Column Type Description
mfsd_ref_count Integer REF-classified fragments in 50–1000 bp window
mfsd_alt_count Integer ALT-classified fragments
mfsd_nonref_count Integer Non-REF, non-ALT fragments
mfsd_n_count Integer Fragments with no valid insert size
mfsd_alt_llr Float Log-likelihood ratio (ALT fragments; positive = tumor-like)
mfsd_ref_llr Float Log-likelihood ratio (REF fragments)
mfsd_ref_mean Float Mean fragment size for REF class (bp)
mfsd_alt_mean Float Mean fragment size for ALT class (bp)
mfsd_nonref_mean Float Mean fragment size for non-REF class (bp)
mfsd_n_mean Float Mean fragment size for N class (bp)
mfsd_delta_alt_ref Float mean(ALT) − mean(REF) delta (bp)
mfsd_ks_alt_ref Float KS D-stat (ALT vs REF)
mfsd_pval_alt_ref Float KS p-value (ALT vs REF)
mfsd_delta_alt_nonref Float mean(ALT) − mean(non-REF) delta
mfsd_ks_alt_nonref Float KS D-stat (ALT vs non-REF)
mfsd_pval_alt_nonref Float KS p-value
mfsd_delta_ref_nonref Float mean(REF) − mean(non-REF) delta
mfsd_ks_ref_nonref Float KS D-stat
mfsd_pval_ref_nonref Float KS p-value
mfsd_delta_alt_n Float mean(ALT) − mean(N) delta
mfsd_ks_alt_n Float KS D-stat
mfsd_pval_alt_n Float KS p-value
mfsd_delta_ref_n Float mean(REF) − mean(N) delta
mfsd_ks_ref_n Float KS D-stat
mfsd_pval_ref_n Float KS p-value
mfsd_delta_nonref_n Float mean(non-REF) − mean(N) delta
mfsd_ks_nonref_n Float KS D-stat
mfsd_pval_nonref_n Float KS p-value
mfsd_error_rate Float non-REF fraction of valid mFSD fragments
mfsd_n_rate Float N-class fraction
mfsd_size_ratio Float mean(ALT) / mean(REF)
mfsd_quality_score Float 1 − error_rate − n_rate
mfsd_alt_confidence String HIGH (≥5 ALT fragments), LOW (1–4), or NONE
mfsd_ks_valid Boolean True when both ALT and REF have ≥5 fragments for reliable KS test
Normalization MAF Columns (--show-normalization only)
Column Type Description
{prefix}norm_Start_Position Integer Left-aligned MAF start position
{prefix}norm_End_Position Integer Left-aligned MAF end position
{prefix}norm_Reference_Allele String Left-aligned REF allele
{prefix}norm_Tumor_Seq_Allele2 String Left-aligned ALT allele

The {prefix} matches --column-prefix (default: no prefix).


Per-Sample File Naming

{--output-dir}/{sample_name}{--suffix}.{vcf|maf}
Component Source
sample_name name from --bam name:path; falls back to BAM filename stem
--suffix Literal string appended before the extension (e.g. .genotyped)
Extension vcf or maf depending on --format

Examples:

--bam tumor:tumor.bam --suffix .fillout --format maf
# → tumor.fillout.maf

--bam tumor.bam --format vcf
# → tumor.vcf  (stem = "tumor")
Companion Parquet file (--mfsd-parquet)

When --mfsd-parquet is also set (alongside --mfsd), a second file is written alongside the main output:

{--output-dir}/{sample_name}{--suffix}.fsd.parquet

It contains per-variant raw fragment size arrays (ref_sizes, alt_sizes) for downstream mFSD visualisations (density plots, empirical CDF comparisons).
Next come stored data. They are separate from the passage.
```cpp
__global__ __launch_bounds__(256) void mha_h2_fwd_kernel(const float* __restrict__ qkv, float* __restrict__ out, float* __restrict__ lse,
                                                         int L, int W, int causal, float scale, const unsigned* __restrict__ am_qkv,
                                                         unsigned* __restrict__ amax) {
  __shared__ __attribute__((aligned(16))) char Kp[2 * PLB];
  __shared__ __attribute__((aligned(16))) char Vp[2 * PLB];
  const int tid = threadIdx.x, lane = tid & 63, wave = tid >> 6, r = lane & 15, kg = lane >> 4;
  const int h = blockIdx.y, n = blockIdx.z, H = gridDim.y;
  const int qb = blockIdx.x * 64, q0 = qb + wave * 16;
  const float s = h2_scale_from_bits(h2_amax_of(am_qkv, lane));
  const float inv_s = scale / (s * s), inv_o = 1.0f / (PS * s);
  const float* base = qkv + (long)n * L * 3 * W + h * HD;
  const int qrow = min(q0 + r, L - 1);
  H8 qf[2];
  resident(qf, base + (long)qrow * 3 * W + 8 * kg, s);
  float m = -INFINITY, l = 0.f;
  f4v oc[4], ox[4];
#pragma unroll
  for (int j = 0; j < 4; ++j) oc[j] = ox[j] = (f4v){0.f, 0.f, 0.f, 0.f};
  const int kend = causal ? min(L, qb + 64) : L;
  for (int kb = 0; kb < kend; kb += 64) {
    __syncthreads();
    stage64(Kp, base + W, 3L * W, kb, L, tid, s);
    stage64(Vp, base + 2 * W, 3L * W, kb, L, tid, s);
    __syncthreads();
    if (q0 < L) {
#pragma unroll
      for (int pr = 0; pr < 2; ++pr) {
        const int key0 = kb + 32 * pr;
        if (key0 < kend && !(causal && key0 > q0 + 15)) {
          f4v sc[2], sx[2];
#pragma unroll
          for (int j = 0; j < 2; ++j) {
            sc[j] = sx[j] = (f4v){0.f, 0.f, 0.f, 0.f};
            const int row = 32 * pr + trow(r, j);
#pragma unroll
            for (int ks = 0; ks < 2; ++ks) mm3(afrag(Kp, row, ks, kg), qf[ks], sc[j], sx[j]);
          }
          float sv[8], mx = -INFINITY;
          const bool full = key0 + 32 <= L && !(causal && key0 + 31 > q0);
#pragma unroll
          for (int i = 0; i < 8; ++i) {
            const int key = key0 + 8 * kg + i;
            const float v = (sc[i >> 2][i & 3] + sx[i >> 2][i & 3] * (1.0f / 2048.0f)) * inv_s;
            sv[i] = (full || (key < L && !(causal && key > q0 + r))) ? v : -INFINITY;
            mx = fmaxf(mx, sv[i]);
          }
          mx = fmaxf(mx, __shfl_xor(mx, 16, 64));
          mx = fmaxf(mx, __shfl_xor(mx, 32, 64));
          const float mn = fmaxf(m, mx);
          float p[8], rs = 0.f;
#pragma unroll
          for (int i = 0; i < 8; ++i) { p[i] = mn == -INFINITY ? 0.f : __expf(sv[i] - mn); rs += p[i]; }
          rs += __shfl_xor(rs, 16, 64);
          rs += __shfl_xor(rs, 32, 64);
          const float alpha = mn == -INFINITY ? 1.f : __expf(m - mn);
          l = l * alpha + rs;
          m = mn;
          if (__builtin_amdgcn_ballot_w64(alpha != 1.f) != 0ull) {
#pragma unroll
            for (int t = 0; t < 4; ++t) {
              const float ar = __shfl(alpha, 4 * kg + t, 64);
#pragma unroll
              for (int j = 0; j < 4; ++j) { oc[j][t] *= ar; ox[j][t] *= ar; }
            }
          }
          const H8 pf = split8(make_float4(p[0], p[1], p[2], p[3]), make_float4(p[4], p[5], p[6], p[7]), PS);
#pragma unroll
          for (int ct = 0; ct < 4; ++ct) mm3(pf, bfrag(Vp, 32 * pr, ct, r, kg), oc[ct], ox[ct]);
        }
      }
    }
  }
  unsigned am = 0u;
  if (q0 < L) {
    const float linv = 1.f / l;
    float* ob = out + (long)n * L * W + h * HD;
#pragma unroll
    for (int t = 0; t < 4; ++t) {
      const float li = __shfl(linv, 4 * kg + t, 64) * inv_o;
      const int q = q0 + 4 * kg + t;
      if (q < L) {
#pragma unroll
        for (int j = 0; j < 4; ++j) {
          const float o = (oc[j][t] + ox[j][t] * (1.0f / 2048.0f)) * li;
          ob[(long)q * W + 16 * j + r] = o;
          am = max(am, __builtin_bit_cast(unsigned, o) & 0x7fffffffu);
        }
      }
    }
    if (kg == 0 && q0 + r < L) lse[((long)n * H + h) * L + q0 + r] = m + __logf(l);
  }
  if (amax != nullptr) amax_commit(am, amax);
}

__global__ __launch_bounds__(256) void mha_h2_dq_kernel(const float* __restrict__ qkv, const float* __restrict__ out,
                                                        const float* __restrict__ dout, const float* __restrict__ lse,
                                                        float* __restrict__ delta, float* __restrict__ dqkv, int L, int W, int causal,
                                                        float scale, const unsigned* __restrict__ am_qkv,
                                                        const unsigned* __restrict__ am_do, unsigned* __restrict__ amax) {
  __shared__ __attribute__((aligned(16))) char Kp[2 * PLB];
  __shared__ __attribute__((aligned(16))) char Vp[2 * PLB];
  const int tid = threadIdx.x, lane = tid & 63, wave = tid >> 6, r = lane & 15, kg = lane >> 4;
  const int h = blockIdx.y, n = blockIdx.z, H = gridDim.y;
  const int qb = blockIdx.x * 64, q0 = qb + wave * 16;
  const float s = h2_scale_from_bits(h2_amax_of(am_qkv, lane)), sg = h2_scale_from_bits(h2_amax_of(am_do, lane));
  const float inv_s = scale / (s * s), inv_p = 1.0f / (s * sg);
  const float* base = qkv + (long)n * L * 3 * W + h * HD;
  const int qrow = min(q0 + r, L - 1);
  H8 qf[2], gf[2];
  resident(qf, base + (long)qrow * 3 * W + 8 * kg, s);
  float dl = 0.f;
  {
    const float* gp = dout + ((long)n * L + qrow) * W + h * HD + 8 * kg;
    const float* op = out + ((long)n * L + qrow) * W + h * HD + 8 * kg;
#pragma unroll
    for (int ks = 0; ks < 2; ++ks) {
      const float4 g0 = ldg4(gp + 32 * ks), g1 = ldg4(gp + 32 * ks + 4), o0 = ldg4(op + 32 * ks), o1 = ldg4(op + 32 * ks + 4);
      gf[ks] = split8(g0, g1, sg);
      dl += g0.x * o0.x + g0.y * o0.y + g0.z * o0.z + g0.w * o0.w + g1.x * o1.x + g1.y * o1.y + g1.z * o1.z + g1.w * o1.w;
    }
    dl += __shfl_xor(dl, 16, 64);
    dl += __shfl_xor(dl, 32, 64);
    if (kg == 0 && q0 + r < L) delta[((long)n * H + h) * L + q0 + r] = dl;
  }
  const float ls = lse[((long)n * H + h) * L + qrow];
  f4v acc[4];
#pragma unroll
  for (int j = 0; j < 4; ++j) acc[j] = (f4v){0.f, 0.f, 0.f, 0.f};
  const int kend = causal ? min(L, qb + 64) : L;
  for (int kb = 0; kb < kend; kb += 64) {
    __syncthreads();
    stage64(Kp, base + W, 3L * W, kb, L, tid, s);
    stage64(Vp, base + 2 * W, 3L * W, kb, L, tid, s);
    __syncthreads();
    if (q0 < L) {
#pragma unroll
      for (int pr = 0; pr < 2; ++pr) {
        const int key0 = kb + 32 * pr;
        if (key0 < kend && !(causal && key0 > q0 + 15)) {
          f4v sc[2], sx[2], pc[2], px[2];
#pragma unroll
          for (int j = 0; j < 2; ++j) {
            sc[j] = sx[j] = pc[j] = px[j] = (f4v){0.f, 0.f, 0.f, 0.f};
            const int row = 32 * pr + trow(r, j);
#pragma unroll
            for (int ks = 0; ks < 2; ++ks) {
              mm3(afrag(Kp, row, ks, kg), qf[ks], sc[j], sx[j]);
              mm3(afrag(Vp, row, ks, kg), gf[ks], pc[j], px[j]);
            }
          }
          float ds[8], mx = 0.f;
          const bool full = key0 + 32 <= L && !(causal && key0 + 31 > q0);
#pragma unroll
          for (int i = 0; i < 8; ++i) {
            const int key = key0 + 8 * kg + i;
            const bool ok = full || (key < L && !(causal && key > q0 + r));
            const float sv = (sc[i >> 2][i & 3] + sx[i >> 2][i & 3] * (1.0f / 2048.0f)) * inv_s;
            const float dp = (pc[i >> 2][i & 3] + px[i >> 2][i & 3] * (1.0f / 2048.0f)) * inv_p;
            ds[i] = ok ? __expf(sv - ls) * (dp - dl) * scale : 0.f;
            mx = fmaxf(mx, fabsf(ds[i]));
          }
          const float sd = wave_scale_of(mx);
          const H8 df = split8(make_float4(ds[0], ds[1], ds[2], ds[3]), make_float4(ds[4], ds[5], ds[6], ds[7]), sd);
          const float inv_d = 1.0f / (sd * s);
#pragma unroll
          for (int ct = 0; ct < 4; ++ct) {
            f4v tc = {0.f, 0.f, 0.f, 0.f}, tx = {0.f, 0.f, 0.f, 0.f};
            mm3(df, bfrag(Kp, 32 * pr, ct, r, kg), tc, tx);
            acc[ct] += join(tc, tx) * inv_d;
          }
        }
      }
    }
  }
  unsigned am = 0u;
  if (q0 < L) {
    float* ob = dqkv + (long)n * L * 3 * W + h * HD;
#pragma unroll
    for (int t = 0; t < 4; ++t) {
      const int q = q0 + 4 * kg + t;
      if (q < L) {
#pragma unroll
        for (int j = 0; j < 4; ++j) {
          ob[(long)q * 3 * W + 16 * j + r] = acc[j][t];
          am = max(am, __builtin_bit_cast(unsigned, acc[j][t]) & 0x7fffffffu);
        }
      }
    }
  }
  if (amax != nullptr) amax_commit(am, amax);
}

__global__ __launch_bounds__(256) void mha_h2_dkv_kernel(const float* __restrict__ qkv, const float* __restrict__ dout,
                                                         const float* __restrict__ lse, const float* __restrict__ delta,
                                                         float* __restrict__ dqkv, int L, int W, int causal, float scale,
                                                         const unsigned* __restrict__ am_qkv, const unsigned* __restrict__ am_do,
                                                         unsigned* __restrict__ amax) {
  __shared__ __attribute__((aligned(16))) char Qp[2 * PLB];
  __shared__ __attribute__((aligned(16))) char Gp[2 * PLB];
  __shared__ float Ls[64], Ds[64];
  const int tid = threadIdx.x, lane = tid & 63, wave = tid >> 6, r = lane & 15, kg = lane >> 4;
  const int h = blockIdx.y, n = blockIdx.z, H = gridDim.y;
  const int kb0 = blockIdx.x * 64, k0 = kb0 + wave * 16;
  const float s = h2_scale_from_bits(h2_amax_of(am_qkv, lane)), sg = h2_scale_from_bits(h2_amax_of(am_do, lane));
  const float inv_s = scale / (s * s), inv_p = 1.0f / (s * sg), inv_v = 1.0f / (PS * sg);
  const float* base = qkv + (long)n * L * 3 * W + h * HD;
  const int krow = min(k0 + r, L - 1);
  H8 kf[2], vf[2];
  resident(kf, base + W + (long)krow * 3 * W + 8 * kg, s);
  resident(vf, base + 2 * W + (long)krow * 3 * W + 8 * kg, s);
  f4v dk[4], vc[4], vx[4];
#pragma unroll
  for (int j = 0; j < 4; ++j) dk[j] = vc[j] = vx[j] = (f4v){0.f, 0.f, 0.f, 0.f};
  const int qstart = causal ? kb0 : 0;
  for (int qb = qstart; qb < L; qb += 64) {
    __syncthreads();
    stage64(Qp, base, 3L * W, qb, L, tid, s);
    stage64(Gp, dout + (long)n * L * W + h * HD, (long)W, qb, L, tid, sg);
    if (tid < 64) {
      const int q = min(qb + tid, L - 1);
      Ls[tid] = lse[((long)n * H + h) * L + q];
      Ds[tid] = delta[((long)n * H + h) * L + q];
    }
    __syncthreads();
    if (k0 < L) {
#pragma unroll
      for (int pr = 0; pr < 2; ++pr) {
        const int qs0 = qb + 32 * pr;
        if (qs0 < L && !(causal && qs0 + 31 < k0)) {
          f4v sc[2], sx[2], pc[2], px[2];
#pragma unroll
          for (int j = 0; j < 2; ++j) {
            sc[j] = sx[j] = pc[j] = px[j] = (f4v){0.f, 0.f, 0.f, 0.f};
            const int row = 32 * pr + trow(r, j);
#pragma unroll
            for (int ks = 0; ks < 2; ++ks) {
              mm3(afrag(Qp, row, ks, kg), kf[ks], sc[j], sx[j]);
              mm3(afrag(Gp, row, ks, kg), vf[ks], pc[j], px[j]);
            }
          }
          float p[8], ds[8], mx = 0.f;
          const bool full = qs0 + 32 <= L && !(causal && k0 + 15 > qs0);
#pragma unroll
          for (int i = 0; i < 8; ++i) {
            const int ql = 32 * pr + 8 * kg + i, q = qb + ql;
            const bool ok = full || (q < L && !(causal && k0 + r > q));
            const float sv = (sc[i >> 2][i & 3] + sx[i >> 2][i & 3] * (1.0f / 2048.0f)) * inv_s;
            const float dp = (pc[i >> 2][i & 3] + px[i >> 2][i & 3] * (1.0f / 2048.0f)) * inv_p;
            p[i] = ok ? __expf(sv - Ls[ql]) : 0.f;
            ds[i] = p[i] * (dp - Ds[ql]) * scale;
            mx = fmaxf(mx, fabsf(ds[i]));
          }
          const float sd = wave_scale_of(mx);
          const H8 pf = split8(make_float4(p[0], p[1], p[2], p[3]), make_float4(p[4], p[5], p[6], p[7]), PS);
          const H8 df = split8(make_float4(ds[0], ds[1], ds[2], ds[3]), make_float4(ds[4], ds[5], ds[6], ds[7]), sd);
          const float inv_d = 1.0f / (sd * s);
#pragma unroll
          for (int ct = 0; ct < 4; ++ct) {
            mm3(pf, bfrag(Gp, 32 * pr, ct, r, kg), vc[ct], vx[ct]);
            f4v tc = {0.f, 0.f, 0.f, 0.f}, tx = {0.f, 0.f, 0.f, 0.f};
            mm3(df, bfrag(Qp, 32 * pr, ct, r, kg), tc, tx);
            dk[ct] += join(tc, tx) * inv_d;
          }
        }
      }
    }
  }
  unsigned am = 0u;
  if (k0 < L) {
    float* ob = dqkv + (long)n * L * 3 * W + h * HD;
#pragma unroll
    for (int t = 0; t < 4; ++t) {
      const int k = k0 + 4 * kg + t;
      if (k < L) {
#pragma unroll
        for (int j = 0; j < 4; ++j) {
          const float dv = (vc[j][t] + vx[j][t] * (1.0f / 2048.0f)) * inv_v;
          ob[(long)k * 3 * W + W + 16 * j + r] = dk[j][t];
          ob[(long)k * 3 * W + 2 * W + 16 * j + r] = dv;
          am = max(am, max(__builtin_bit_cast(unsigned, dk[j][t]) & 0x7fffffffu, __builtin_bit_cast(unsigned, dv) & 0x7fffffffu));
        }
      }
    }
  }
  if (amax != nullptr) amax_commit(am, amax);
}

}

extern "C" __attribute__((visibility("hidden"))) unsigned* tris_internal_take_amax_next();

extern "C" int tris_mha_h2_fwd_f32(const float* qkv, float* out, float* lse, const unsigned* amax_qkv, int N, int L, int W, int heads,
                                   int causal, void* stream) {
  if (W != heads * HD || L < 1 || N < 1 || (((uintptr_t)qkv) & 15) || amax_qkv == nullptr) return (int)hipErrorInvalidValue;
  hipLaunchKernelGGL(mha_h2_fwd_kernel, dim3(cdiv(L, 64), heads, N), dim3(256), 0, (hipStream_t)stream, qkv, out, lse, L, W, causal,
                     1.0f / sqrtf((float)HD), amax_qkv, tris_internal_take_amax_next());
  TRIS_LAUNCH_CHECK();
  return 0;
}

extern "C" int tris_mha_h2_bwd_f32(const float* qkv, const float* out, const float* dout, const float* lse, float* delta, float* dqkv,
                                   const unsigned* amax_qkv, const unsigned* amax_dout, int N, int L, int W, int heads, int causal,
                                   void* stream) {
  if (W != heads * HD || L < 1 || N < 1 || amax_qkv == nullptr || amax_dout == nullptr || (((uintptr_t)qkv) & 15) ||
      (((uintptr_t)dout) & 15) || (((uintptr_t)out) & 15))
    return (int)hipErrorInvalidValue;
  const float scale = 1.0f / sqrtf((float)HD);
  const dim3 grid(cdiv(L, 64), heads, N);
  unsigned* amax = tris_internal_take_amax_next();
  hipLaunchKernelGGL(mha_h2_dq_kernel, grid, dim3(256), 0, (hipStream_t)stream, qkv, out, dout, lse, delta, dqkv, L, W, causal, scale,
                     amax_qkv, amax_dout, amax);
  TRIS_LAUNCH_CHECK();
  hipLaunchKernelGGL(mha_h2_dkv_kernel, grid, dim3(256), 0, (hipStream_t)stream, qkv, dout, lse, delta, dqkv, L, W, causal, scale,
                     amax_qkv, amax_dout, amax);
  TRIS_LAUNCH_CHECK();
  return 0;
}
```

tris_amd/csrc/gemm_core.h:

```cpp
#pragma once
#include <algorithm>
#include <cstdlib>
#include <cstring>

#include "common.h"
#include "tris_hip.h"

namespace {

#include "gemm_params.h"
#include "amax.h"

constexpr int BK = 16;
constexpr int PAD = 4;
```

Written natively by Rust — no pyarrow dependency required.


Missing Values

Format Missing value sentinel
MAF columns NA
VCF INFO numeric fields . (VCF spec)

A value is NA/. when the count supporting it is zero (e.g. mfsd_alt_mean when no ALT fragments were observed) or when the input variant was rejected during preparation (all counts are zero-filled in that case).